Autism vs Intellectual Disability – a changing viewpoint

Today is World Autism Awareness Day. We need a special day, because there are so few children with autism, it could easily be missed…

Oh all right, I won’t go all sarcastic on you. Instead, I’m going to challenge you. You see, it has been my experience – all nineteen years of it, as the mother of an autistic male – that all autistic people, nay, all people with special needs, are, almost without exception, approached by professionals and others who ought to know better, in a very specific and particular way :

Firstly, by their diagnosis;
Secondly, with the assumption of intellectual / learning disability;
And thirdly, as a person.

Those who say they won’t, will. And those who think they don’t, do.

How removed we are from our instinctive understanding of each other, that we struggle to connect with another human being, mind to mind, energy to energy, before our assumptions take control of us, before we intellectualize things.

What if autism were dragged away from the psychological forum, and the child approached as if there was nothing wrong with his mind, he just had a mass of odd behaviours to negotiate? Would we think about autism differently? If we stopped assuming? Like assuming that a blind person needs to be spoken to in a louder voice, or that a deaf person doesn’t know what you’re thinking just because they can’t hear what you say?

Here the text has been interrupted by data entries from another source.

struct Act {
  half_t* p = nullptr;
  int N = 0, H = 0, W = 0, C = 0, ld = 0;
  size_t off = 0;
};
// ... 21 lines not shown
  std::map<std::string, HostParam> params;
  bool finalized = false;
  FILE* layer_log = [] { const char* e = getenv("EMP_LAYER_LOG"); return e ? fopen(e, "w") : (FILE*)nullptr; }();
  bool fuse_stem = [] { const char* e = getenv("EMP_FUSE_STEM"); return !(e && e[0] == '0'); }();
  bool fuse_ds = [] { const char* e = getenv("EMP_FUSE_DS"); return !(e && e[0] == '0'); }();
  bool fuse_b2b = [] { const char* e = getenv("EMP_FUSE_B2B"); return !(e && e[0] == '0'); }();
  bool pack256 = [] { const char* e = getenv("EMP_CONV256_PACK"); return !(e && e[0] == '0'); }();
  bool fuse_proj = [] { const char* e = getenv("EMP_FUSE_PROJ"); return !(e && e[0] == '0'); }();
  bool fuse_aspp = [] { const char* e = getenv("EMP_FUSE_ASPP"); return !(e && e[0] == '0'); }();
  bool fuse_sepconv = [] { const char* e = getenv("EMP_FUSE_SEPCONV"); return !(e && e[0] == '0'); }();
  bool fuse_pr = [] { const char* e = getenv("EMP_FUSE_PR"); return !(e && e[0] == '0'); }();
  int precise_sepconv = [] { const char* e = getenv("EMP_PRECISE_SEPCONV"); return e ? atoi(e) : 1; }();
  bool precise_wsplit = [] { const char* e = getenv("EMP_PRECISE_WSPLIT"); return !(e && e[0] == '0'); }();
  bool precise_fsplit = [] { const char* e = getenv("EMP_PRECISE_FSPLIT"); return !(e && e[0] == '0'); }();
  int sepconv_min_tiles = [] { const char* e = getenv("EMP_SEPCONV_MIN_TILES"); return e ? atoi(e) : 256; }();

  int precision = [] {
    const char* e = getenv("EMP_PRECISION");
    if (e && (!strcmp(e, "fp16") || !strcmp(e, "16"))) return 0;
    if (e && (!strcmp(e, "fp32") || !strcmp(e, "32"))) return 1;
    return 2;
  }();
  bool fp32_graph() const { return precision != 0; }
  bool x3_fuse_ds = [] { const char* e = getenv("EMP_X3_FUSE_DS"); return !(e && e[0] == '0'); }();
  bool x3_fuse_head = [] { const char* e = getenv("EMP_X3_FUSE_HEAD"); return !(e && e[0] == '0'); }();
  bool x3_planes = [] { const char* e = getenv("EMP_X3_PLANES"); return !(e && e[0] == '0'); }();
  int x3_planes_min_tiles = [] { const char* e = getenv("EMP_X3_PLANES_MIN_TILES"); return e ? atoi(e) : 128; }();
  bool x3_planes_ready = false;
  bool x3_ksplit = [] { const char* e = getenv("EMP_X3_KSPLIT"); return !(e && e[0] == '0'); }();
  float* x3_kpart = nullptr;
  bool x3_small_aspp = [] { const char* e = getenv("EMP_X3_SMALL_ASPP"); return !(e && e[0] == '0'); }();
  bool x3_fuse_stem = [] { const char* e = getenv("EMP_X3_FUSE_STEM"); return !(e && e[0] == '0'); }();
  bool x3_merge_proj = [] { const char* e = getenv("EMP_X3_MERGE_PROJ"); return !(e && e[0] == '0'); }();
  bool x3_merge_aspp = [] { const char* e = getenv("EMP_X3_MERGE_ASPP"); return !(e && e[0] == '0'); }();
  bool x3_fuse_sep = [] { const char* e = getenv("EMP_X3_FUSE_SEP"); return !(e && e[0] == '0'); }();
  int x3_sep_min_tiles = [] { const char* e = getenv("EMP_X3_SEP_MIN_TILES"); return e ? atoi(e) : 1; }();
  struct SepX3 { float* dw = nullptr; half_t* pw = nullptr; int C = 0, Cout = 0, ks = 0; };
  std::map<std::string, SepX3> sepx3;
  bool regnet_grouped = [] { const char* e = getenv("EMP_REGNET_GROUPED"); return !(e && e[0] == '0'); }();
  int64_t regnet_group_tiles = [] { const char* e = getenv("EMP_REGNET_GROUP_TILES"); return e ? atoll(e) : 2048ll; }();
  struct W32 { float* w = nullptr; float* b = nullptr; int cout = 0, cin = 0, cin16 = 0, kh = 1, kw = 1; uint32_t* wp = nullptr; int cin2 = 0, cin2_16 = 0; half_t* wimg = nullptr; half_t* wimgp = nullptr; int x3p_kg = 0; };
  std::map<std::string, W32> w32;
  std::map<std::string, std::pair<float*, size_t>> pool32;
  std::map<std::string, std::array<int, 4>> geom32;

  std::map<std::string, DevConv> convs;
  std::map<std::string, float*> f32w;
  std::map<std::string, half_t*> f16w;
  std::map<std::string, std::vector<float>> fusew;
  std::vector<void*> owned;

  char* arena = nullptr;
  size_t arena_cap = 0, arena_used = 0;
  int pN = 0, pH = 0, pW = 0, pRS = 0;
  int capN = 0;
  std::map<std::string, Act> acts;
  std::vector<std::string> act_order;
  std::map<std::string, std::pair<size_t, size_t>> raw;
  double flops = 0.0;
  size_t image_bytes = 0;
  bool profile = false;
  std::vector<std::pair<hipEvent_t, hipEvent_t>> prof_events;
  size_t prof_used = 0;
  double prof_flops = 0.0;
  int64_t par_limit = [] { const char* e = getenv("EMP_PAR_DECODERS"); return e ? atoll(e) : (int64_t)4 << 20; }();
  hipStream_t aux = nullptr;
  hipEvent_t ev_fork = nullptr, ev_join = nullptr;

  ~emp_pdl() {
    for (void* p : owned) (void)hipFree(p);
    for (auto& kv : pool32) (void)hipFree(kv.second.first);
    if (arena) (void)hipFree(arena);
    if (layer_log) fclose(layer_log);
    for (auto& e : prof_events) { (void)hipEventDestroy(e.first); (void)hipEventDestroy(e.second); }
// ... 1290 lines not shown
    for (auto& kv : n->w32) {
      const std::string& nm = kv.first;
      if (nm.size() < 10 || nm.compare(nm.size() - 10, 10, ".sepconv.1") != 0) continue;
      const std::string base = nm.substr(0, nm.size() - 2);
      auto dwi = n->f32w.find(base + ".0.dw32");
      auto hpi = n->params.find(base + ".0");
      if (dwi == n->f32w.end() || hpi == n->params.end() || hpi->second.shape.size() != 4) continue;
      const emp_pdl::W32& w = kv.second;
      const int ks = (int)hpi->second.shape[2], C = w.cin16;
      if (w.kh != 1 || w.kw != 1 || !sepconv_x3_supported(C, w.cout, 0, ks)) continue;
      emp_pdl::SepX3 sx;
      sx.C = C; sx.Cout = w.cout; sx.ks = ks;
      void* d = nullptr;
      EMP_CHECK_HIP(hipMalloc(&d, (size_t)ks * ks * C * sizeof(float)));
      n->owned.push_back(d);
      sx.dw = (float*)d;
      RC32(launch_sepx3_pack_dw(dwi->second, ks, C, C, sx.dw, nullptr));
      EMP_CHECK_HIP(hipMalloc(&d, (size_t)sepx3_pw_halfs(C, w.cout) * sizeof(half_t)));
      n->owned.push_back(d);
      sx.pw = (half_t*)d;
      RC32(launch_sepx3_pack_pw(w.w, C, C, w.cout, sx.pw, nullptr));
      n->sepx3[base] = sx;
    }
    EMP_CHECK_HIP(hipStreamSynchronize(nullptr));
  }
  if (n->precision == 2 && c.arch == 0 && c.ins_decoder && n->x3_merge_proj) {
    for (int i = 0; i < c.n_stages; ++i) {
      const std::string a = "semantic_decoder.project." + std::to_string(i) + ".0", b = "instance_decoder.project." + std::to_string(i) + ".0";
      auto ia = n->w32.find(a), ib = n->w32.find(b);
      if (ia == n->w32.end() || ib == n->w32.end()) continue;
      const emp_pdl::W32 &wa = ia->second, &wb = ib->second;
      if (wa.cin16 != wb.cin16 || wa.kh != 1 || wb.kh != 1 || wa.kw != 1 || wb.kw != 1 || wa.cout % 4 || wb.cout % 4 || wa.cin16 >= 1024) continue;
      emp_pdl::W32 m = wa;
      m.cout = wa.cout + wb.cout; m.wp = nullptr; m.wimg = nullptr; m.wimgp = nullptr;
      const size_t na = (size_t)wa.cout * wa.cin16, nb = (size_t)wb.cout * wb.cin16;
      void* d = nullptr;
      EMP_CHECK_HIP(hipMalloc(&d, (na + nb) * sizeof(float)));
      n->owned.push_back(d);
      m.w = (float*)d;
      EMP_CHECK_HIP(hipMemcpy(m.w, wa.w, na * sizeof(float), hipMemcpyDeviceToDevice));
      EMP_CHECK_HIP(hipMemcpy(m.w + na, wb.w, nb * sizeof(float), hipMemcpyDeviceToDevice));
      EMP_CHECK_HIP(hipMalloc(&d, (size_t)m.cout * sizeof(float)));
      n->owned.push_back(d);
      m.b = (float*)d;
      EMP_CHECK_HIP(hipMemcpy(m.b, wa.b, (size_t)wa.cout * sizeof(float), hipMemcpyDeviceToDevice));
      EMP_CHECK_HIP(hipMemcpy(m.b + wa.cout, wb.b, (size_t)wb.cout * sizeof(float), hipMemcpyDeviceToDevice));
      n->w32["decoders.project." + std::to_string(i) + ".0"] = m;
    }
  }
  if (n->precision == 2) {
    for (auto& kv : n->w32) {
      emp_pdl::W32& w = kv.second;
      const int64_t cnt = (int64_t)w.cout * (w.kh * w.kw * w.cin16 + w.cin2_16);
      void* d = nullptr;
      EMP_CHECK_HIP(hipMalloc(&d, (size_t)(cnt > 0 ? cnt : 4) * sizeof(uint32_t)));
      n->owned.push_back(d);
      w.wp = (uint32_t*)d;
      RC32(launch_split_pairs(w.w, w.wp, cnt, nullptr));
      const int K = w.kh * w.kw * w.cin16;
      const int64_t ih = (w.cin2_16 == 0 && K >= 1024) ? x3_weight_image_halfs(w.cout, K, w.cin16) : 0;
      if (ih > 0) {
        EMP_CHECK_HIP(hipMalloc(&d, (size_t)ih * sizeof(half_t)));
        n->owned.push_back(d);
        w.wimg = (half_t*)d;
        RC32(launch_x3_weight_image(w.w, w.wimg, w.cout, K, nullptr));
      }
      const bool region = kv.first.find("encoder.layer3.") == 0 || kv.first.find("encoder.layer4.") == 0 || kv.first.find(".aspp.") != std::string::npos;
      const int64_t ip = (n->x3_planes && n->cfg.encoder == 0 && region && w.cin2_16 == 0 && w.cin16 % 32 == 0 && K >= 128) ? x3p_image_halfs(w.cout, K) : 0;
      if (ip > 0) {
        EMP_CHECK_HIP(hipMalloc(&d, (size_t)ip * sizeof(half_t)));
        n->owned.push_back(d);
        w.wimgp = (half_t*)d;
        w.x3p_kg = x3p_kgroup(w.kh * w.kw, w.cin16);
        RC32(launch_x3p_pack(w.w, w.wimgp, w.cout, K, nullptr, w.kh * w.kw, w.cin16, w.x3p_kg));
      }
    }
    if (n->x3_planes && c.encoder == 0 && c.arch == 0 && c.ins_decoder && n->x3_merge_aspp) {
      for (int i = 0; i <= 3; ++i) {
        const std::string a = "semantic_decoder.aspp.convs." + std::to_string(i) + ".0", b = "instance_decoder.aspp.convs." + std::to_string(i) + ".0";
        auto ia = n->w32.find(a), ib = n->w32.find(b);
        if (ia == n->w32.end() || ib == n->w32.end()) continue;
        const emp_pdl::W32 &wa = ia->second, &wb = ib->second;
        if (!wa.wimgp || !wb.wimgp || wa.cout != wb.cout || wa.cin16 != wb.cin16 || wa.kh != wb.kh || wa.kw != wb.kw) continue;
        emp_pdl::W32 m = wa;
        m.cout = wa.cout + wb.cout; m.wp = nullptr; m.wimg = nullptr; m.wimgp = nullptr;
        const size_t K = (size_t)wa.kh * wa.kw * wa.cin16, na = (size_t)wa.cout * K, nb = (size_t)wb.cout * K;
        void* d = nullptr;
        EMP_CHECK_HIP(hipMalloc(&d, (na + nb) * sizeof(float)));
        n->owned.push_back(d);
        m.w = (float*)d;
        EMP_CHECK_HIP(hipMemcpy(m.w, wa.w, na * sizeof(float), hipMemcpyDeviceToDevice));
        EMP_CHECK_HIP(hipMemcpy(m.w + na, wb.w, nb * sizeof(float), hipMemcpyDeviceToDevice));
        EMP_CHECK_HIP(hipMalloc(&d, (size_t)m.cout * sizeof(float)));
        n->owned.push_back(d);
        m.b = (float*)d;
        EMP_CHECK_HIP(hipMemcpy(m.b, wa.b, (size_t)wa.cout * sizeof(float), hipMemcpyDeviceToDevice));
        EMP_CHECK_HIP(hipMemcpy(m.b + wa.cout, wb.b, (size_t)wb.cout * sizeof(float), hipMemcpyDeviceToDevice));
        const int64_t ip = x3p_image_halfs(m.cout, (int)K);
        if (ip <= 0) continue;
        EMP_CHECK_HIP(hipMalloc(&d, (size_t)ip * sizeof(half_t)));
        n->owned.push_back(d);
        m.wimgp = (half_t*)d;
        m.x3p_kg = x3p_kgroup(m.kh * m.kw, m.cin16);
        RC32(launch_x3p_pack(m.w, m.wimgp, m.cout, (int)K, nullptr, m.kh * m.kw, m.cin16, m.x3p_kg));
        n->w32["decoders.aspp.convs." + std::to_string(i) + ".0"] = m;
      }
    }
    EMP_CHECK_HIP(hipStreamSynchronize(nullptr));
    if (n->x3_planes && c.encoder == 0) {
      bool ok = true;
      for (auto& kv : n->w32) {
        const bool region = kv.first.find("encoder.layer3.") == 0 || kv.first.find("encoder.layer4.") == 0 || kv.first.find(".aspp.") != std::string::npos;
        const bool boundary = kv.first == "encoder.layer3.0.conv1" || kv.first == "encoder.layer3.0.downsample.0" || kv.first.find("conv3+ds") != std::string::npos;
        if (region && !boundary && !kv.second.wimgp) ok = false;
      }
      for (int i = 0; i < (c.arch == 0 ? c.n_stages : 0); ++i) ok = ok && c.low_level_stages[i] <= 2;
      n->x3_planes_ready = ok;
    }
// ... 3 lines not shown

My challenge to you is this: Wherever you are, whoever you are, if you come into contact with someone with special needs today, turn the whole thing around. Discount the notion of intellectual disability. Try to make that connection, working mind to working mind. Energy to energy.

Perhaps if I tell you a short story, you’ll truly understand what I mean…

The other day, I attended a concert at my son’s day placement. There were three different placement groups there, with a variety of diagnoses, from brain damage to genetic impairment to autism. A whole host of people with special needs.

A young woman approached me and took my hand. I remember her hands particularly, because they were tiny. Delicate cool little hands. She held onto me and asked me my name. That was her thing: to go around the room and ask people “What’s your name?”, over and over. I told her my name, enunciating carefully so she could hear it, and she repeated it after me, then left and continued around the room. I heard her as she went, “What’s your name? What’s your name?”

Five minutes later she was back in front of me, taking my hand. Again, she asked me her question.

I looked at her directly, and quietly said, “You know my name. I told you. Can you remember it?” And then I withdrew my ego from the interaction, and waited.

She went very still. Her mouth worked a bit as she stared off into the distance. After a full minute, maybe more, she breathed “Fi-o-na”.

“Yes,” I smiled at her. “You remembered.”

And she beamed from ear to ear, fully aware of the magic that had just happened.

After that, she wouldn’t leave me alone! Her mother became embarrassed by her daughter’s clinging, but I was ‘in the zone’ then and didn’t mind. Comments were passed around the room. Everyone noticed my limpet with the little hands, holding on to me and dragging me around.

Sadly, she was manoeuvred away from me, and shortly after that we had to leave. It was only on the way home I realised that possibly for the first time in that young woman’s life, someone had ignored her disability, set aside the assumption of what she couldn’t do, and credited her with a working mind.

And she clung to me like a limpet, which I think may have been her way of saying Thank you.

Today, all I ask is that you to be aware, and perhaps, if you can, make that connection.